_Work to be completed_: Repeat verbatim, and only, the lines of the data below, beginning at the line that contains "bool fwd_kbar;" and stopping after the line that contains "f.bwd_phi = !bf16x3".

[Stored items]
<<<<

diff --git a/henbun_amd/csrc/runtime.hip b/henbun_amd/csrc/runtime.hip
--- a/henbun_amd/csrc/runtime.hip
+++ b/henbun_amd/csrc/runtime.hip
@@ -94,23 +94,49 @@
 
 __global__ void __launch_bounds__(256) hb_side_jobs_kernel(HbSideJobs J) { hb_side_run(J, (int)blockIdx.x); }
 
+__global__ void __launch_bounds__(256) hb_side_jobs_sorted_kernel(HbSideJobs J) {
+  __shared__ __attribute__((aligned(16))) char lds[HB_SORT_LDS_BYTES];
+  if (hb_side_run_sorted(J, (int)blockIdx.x, lds, 256)) return;
+  hb_side_run(J, (int)blockIdx.x);
+}
+
+static bool hb_side_has_sorted(const HbSideJobs& J) {
+  for (int q = 0; q < J.n; ++q)
+    if (J.job[q].kind == HB_SIDE_GATHER_SORTED) return true;
+  return false;
+}
+
 static int hb_side_launch(const HbSideJobs& J, hipStream_t stream) {
   if (J.n == 0 || J.total == 0) return 0;
-  hipLaunchKernelGGL(hb_side_jobs_kernel, dim3((unsigned)J.total), dim3(256), 0, stream, J);
+  if (hb_side_has_sorted(J))
+    hipLaunchKernelGGL(hb_side_jobs_sorted_kernel, dim3((unsigned)J.total), dim3(256), 0, stream, J);
+  else
+    hipLaunchKernelGGL(hb_side_jobs_kernel, dim3((unsigned)J.total), dim3(256), 0, stream, J);
   HB_LAUNCH_CHECK();
   return 0;
 }
 
-HbSideJobs hb_side_take() {
+static HbSideJobs hb_side_take_all() {
   HbSideJobs J = hb_side_list;
   hb_side_list.n = 0;
   hb_side_list.total = 0;
   return J;
 }
 
+HbSideJobs hb_side_take(hipStream_t stream, bool sorted_ok, int* rc) {
+  HbSideJobs J = hb_side_take_all();
+  if (rc) *rc = 0;
+  if (!sorted_ok && hb_side_has_sorted(J)) {
+    const int r = hb_side_launch(J, stream);
+    if (rc) *rc = r;
+    J.n = 0, J.total = 0;
+  }
+  return J;
+}
+
 int hb_side_push(const HbSideJob& job, hipStream_t stream) {
   if (hb_side_list.n == HB_SIDE_MAX) {
-    const HbSideJobs J = hb_side_take();
+    const HbSideJobs J = hb_side_take_all();
     const int rc = hb_side_launch(J, stream);
     if (rc) return rc;
   }
@@ -127,6 +153,6 @@
   return n;
 }
 extern "C" int hb_side_flush(void* stream) {
-  const HbSideJobs J = hb_side_take();
+  const HbSideJobs J = hb_side_take_all();
   return hb_side_launch(J, (hipStream_t)stream);
 }
diff --git a/henbun_amd/csrc/sgp.hip b/henbun_amd/csrc/sgp.hip
--- a/henbun_amd/csrc/sgp.hip
+++ b/henbun_amd/csrc/sgp.hip
@@ -1252,6 +1252,7 @@
   bool bwd_strip;
   bool bwd_phi;
   bool fwd_kbar;
+  bool skip_zero;
   SgpWs ws;
 };
 static SgpForm sgp_form(int call, int elem_bytes, long E, long n, long M, long d, long P, int prec, bool has_wfrag, bool w_aligned,
@@ -1265,6 +1266,7 @@
   const bool early = hb_debug_get("sgp_early", 1) != 0;
   const bool phi_direct = hb_debug_get("sgp_phi_direct", 1) != 0;
   const bool fwd_kbar = hb_debug_get("sgp_fwd_kbar", 1) != 0;
+  const bool skip_zero = hb_debug_get("sgp_skip_zero", 1) != 0;
   SgpForm f;
   f.ws = sgp_ws(E, n, M, d, P);
   const bool fp32 = elem_bytes == 4, bf16x3 = prec == HB_PREC_BF16X3;
@@ -1288,6 +1290,7 @@
   f.bwd_strip = fp32 && has_wfrag && !want_xbar && f.path && f.ws.strip_elems <= f.ws.mm_elems;
   f.bwd_phi = !bf16x3 && f.path && phi_direct;
   f.fwd_kbar = f.head_units > 0 && f.bwd_phi && f.bwd_strip && d <= SGP_FK_DMAX && E * nS <= SGP_FK_MAX_STRIPS && fwd_kbar;
+  f.skip_zero = skip_zero;
   return f;
 }
 static inline SgpForm sgp_form_query(long E, long n, long M, long d, long P, int prec, bool has_wfrag, bool draw, long rng_lanes) {
@@ -1306,6 +1309,7 @@
   const float* WTf;
   float* part;
   float* Abf;
+  int skip_zero;
 };
 static int sgp_fwd_kbar_launch(SgpArgs<float> a, SgpFwdKbar k, long E, hipStream_t stream);
 
@@ -1725,7 +1729,9 @@
           HB_REQUIRE(form.fwd_kbar && a.head && a.hfbar && A_frag, "hb_sgp_fwd_gauss_kbar: not served here (hb_sgp_fwd_kbar_supported), or fbar / A_frag missing");
           HB_REQUIRE(!A, "hb_sgp_fwd_gauss_kbar: A is exchanged fragment-major only (pass A = NULL)");
           HB_REQUIRE(!g_rider.armed, "hb_sgp_fwd_gauss_kbar after hb_sgp_rider_begin: the fused call does not ride");
-          return sgp_fwd_kbar_launch(a, *fk, E, stream);
+          SgpFwdKbar kk = *fk;
+          kk.skip_zero = form.skip_zero ? 1 : 0;
+          return sgp_fwd_kbar_launch(a, kk, E, stream);
         }
         if (g_rider.armed) {
           HB_REQUIRE(form.record, "hb_sgp_fwd after hb_sgp_rider_begin: this call cannot ride (hb_sgp_rider_supported)");
@@ -2377,6 +2383,7 @@
   __shared__ __attribute__((aligned(16))) float cjs[SGP_SN];
   __shared__ __attribute__((aligned(16))) float fbs[1][SGP_SN];
   __shared__ float lred[(SGP_STRIP_THREADS / 64) * D];
+  __shared__ unsigned s_live;
   float (*Ks)[SGP_SLD] = reinterpret_cast<float (*)[SGP_SLD]>(lds_raw);
   long e;
   int bx;
@@ -2392,7 +2399,6 @@
   const int t1 = nT - 1 - w, t0 = w;
   const int d0 = w < t1 ? w + 1 : 0;
   const int d1 = w <= t1 ? t1 + 1 : 0;
-  const int nts = d0 + d1;
   const bool means = true;
   HB_FSTAMP(0);
   float u0 = 0.f, u1 = 0.f;
@@ -2410,10 +2416,17 @@
 #pragma unroll
     for (int dd = 0; dd < D; ++dd) xss[tid * D + dd] = col.xs[dd];
   }
+  if (tid == 0) s_live = 0u;
   __syncthreads();
-  sgp_strip_fill<D, SGP_STRIP_THREADS>(Ks, zs, col, M, tid);
+  sgp_strip_fill<D, SGP_STRIP_THREADS, true>(Ks, zs, col, M, tid, &s_live);
   __syncthreads();
   HB_FSTAMP(1);
+  const unsigned all_chunks = nT >= 32 ? ~0u : (1u << nT) - 1u;
+  const unsigned live = k.skip_zero ? (unsigned)__builtin_amdgcn_readfirstlane((int)s_live) : all_chunks;
+  const unsigned fm0 = d0 ? live & ((2u << t0) - 1u) : 0u;
+  const unsigned fm1 = d1 ? live & ((2u << t1) - 1u) : 0u;
+  const int n0 = __builtin_popcount(fm0);
+  const int nts = n0 + __builtin_popcount(fm1);
 
   float csq[16], cu[16];
 #pragma unroll
@@ -2444,16 +2457,31 @@
 #pragma unroll
       for (int r = 0; r < 16; ++r) acc[r] = 0.f;
     };
-    auto load = [&](V4 (&f)[4], int ts) {
-      const int tc = ts < nts ? ts : nts - 1;
-      const int tile = tc < d0 ? t0 : t1, Q = tc < d0 ? tc : tc - d0;
+    unsigned lm0 = fm0, lm1 = fm1, cm0 = fm0, cm1 = fm1;
+    int nq = 0;
+    auto settle_zero = [&]() {
+#pragma unroll
+      for (int r = 0; r < 16; ++r) acc[r] += 0.f;
+    };
+    auto load = [&](V4 (&f)[4]) {
+      if (!(lm0 | lm1)) return;
+      const bool first = lm0 != 0u;
+      const int tile = first ? t0 : t1;
+      const unsigned m = first ? lm0 : lm1, rest = m & (m - 1u);
+      const int Q = __builtin_ctz(m);
+      lm0 = first ? rest : 0u, lm1 = first ? lm1 : rest;
       const float* p = Wf + ((long)(tile * nT + Q) << 10) + 4 * lane;
 #pragma unroll
       for (int v = 0; v < 4; ++v) f[v] = *reinterpret_cast<const V4*>(p + 256 * v);
     };
     auto compute = [&](const V4 (&f)[4], int ts) {
       if (ts >= nts) return;
-      const int Q = ts < d0 ? ts : ts - d0;
+      const bool first = cm0 != 0u;
+      const unsigned m = first ? cm0 : cm1, rest = m & (m - 1u);
+      const int Q = __builtin_ctz(m);
+      cm0 = first ? rest : 0u, cm1 = first ? cm1 : rest;
+      if (Q != nq) settle_zero();
+      nq = Q + 1;
       V4 bv[4];
 #pragma unroll
       for (int v = 0; v < 4; ++v) bv[v] = *reinterpret_cast<const V4*>(&Ks[li][32 * Q + 16 * h + 4 * v]);
@@ -2461,30 +2489,38 @@
       for (int v = 0; v < 4; ++v)
 #pragma unroll
         for (int s = 0; s < 4; ++s) acc = MM::mma(bv[v][s], f[v][s], acc);
-      if (ts == d0 - 1) retire_fwd(t0, u0, keep0);
+      if (ts == n0 - 1) {
+        if (nq != t0 + 1) settle_zero();
+        retire_fwd(t0, u0, keep0);
+        nq = 0;
+      }
     };
-    if (nts > 0) {
+    if (d1) {
       V4 fa[4], fb[4];
-      load(fa, 0);
+      load(fa);
 #pragma nounroll
       for (int ts = 0; ts < nts; ts += 2) {
-        load(fb, ts + 1);
+        load(fb);
         __builtin_amdgcn_sched_barrier(0);
         compute(fa, ts);
         __builtin_amdgcn_sched_barrier(0);
-        load(fa, ts + 2);
+        load(fa);
         __builtin_amdgcn_sched_barrier(0);
         compute(fb, ts + 1);
         __builtin_amdgcn_sched_barrier(0);
       }
+      if (nq != t1 + 1) settle_zero();
       retire_fwd(t1, u1, keep1);
+      if (d0 && n0 == 0) retire_fwd(t0, u0, keep0);
     }
   }
   HB_FSTAMP(2);
 
   const int ta = nT - 1 - w, tb = w;
-  const int kd0 = ta > tb ? w + 1 : 0;
-  const int kd1 = tb <= ta ? nT - w : 0;
+  const bool own_a = ta > tb, own_b = tb <= ta;
+  const bool live_a = own_a && ((live >> ta) & 1u), live_b = own_b && ((live >> tb) & 1u);
+  const int kd0 = live_a ? w + 1 : 0;
+  const int kd1 = live_b ? nT - w : 0;
   const int knts = kd0 + kd1;
   auto tile_of = [&](int ts) { return ts < kd0 ? ta : tb; };
   auto chunk_of = [&](int ts) { return ts < kd0 ? ta + ts : tb + (ts - kd0); };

>>>>

_Result of this task_:
   bool fwd_kbar;
+  bool skip_zero;
   SgpWs ws;
 };
 static SgpForm sgp_form(int call, int elem_bytes, long E, long n, long M, long d, long P, int prec, bool has_wfrag, bool w_aligned,
@@ -1265,6 +1266,7 @@
   const bool early = hb_debug_get("sgp_early", 1) != 0;
   const bool phi_direct = hb_debug_get("sgp_phi_direct", 1) != 0;
   const bool fwd_kbar = hb_debug_get("sgp_fwd_kbar", 1) != 0;
+  const bool skip_zero = hb_debug_get("sgp_skip_zero", 1) != 0;
   SgpForm f;
   f.ws = sgp_ws(E, n, M, d, P);
   const bool fp32 = elem_bytes == 4, bf16x3 = prec == HB_PREC_BF16X3;
@@ -1288,6 +1290,7 @@
   f.bwd_strip = fp32 && has_wfrag && !want_xbar && f.path && f.ws.strip_elems <= f.ws.mm_elems;
   f.bwd_phi = !bf16x3 && f.path && phi_direct;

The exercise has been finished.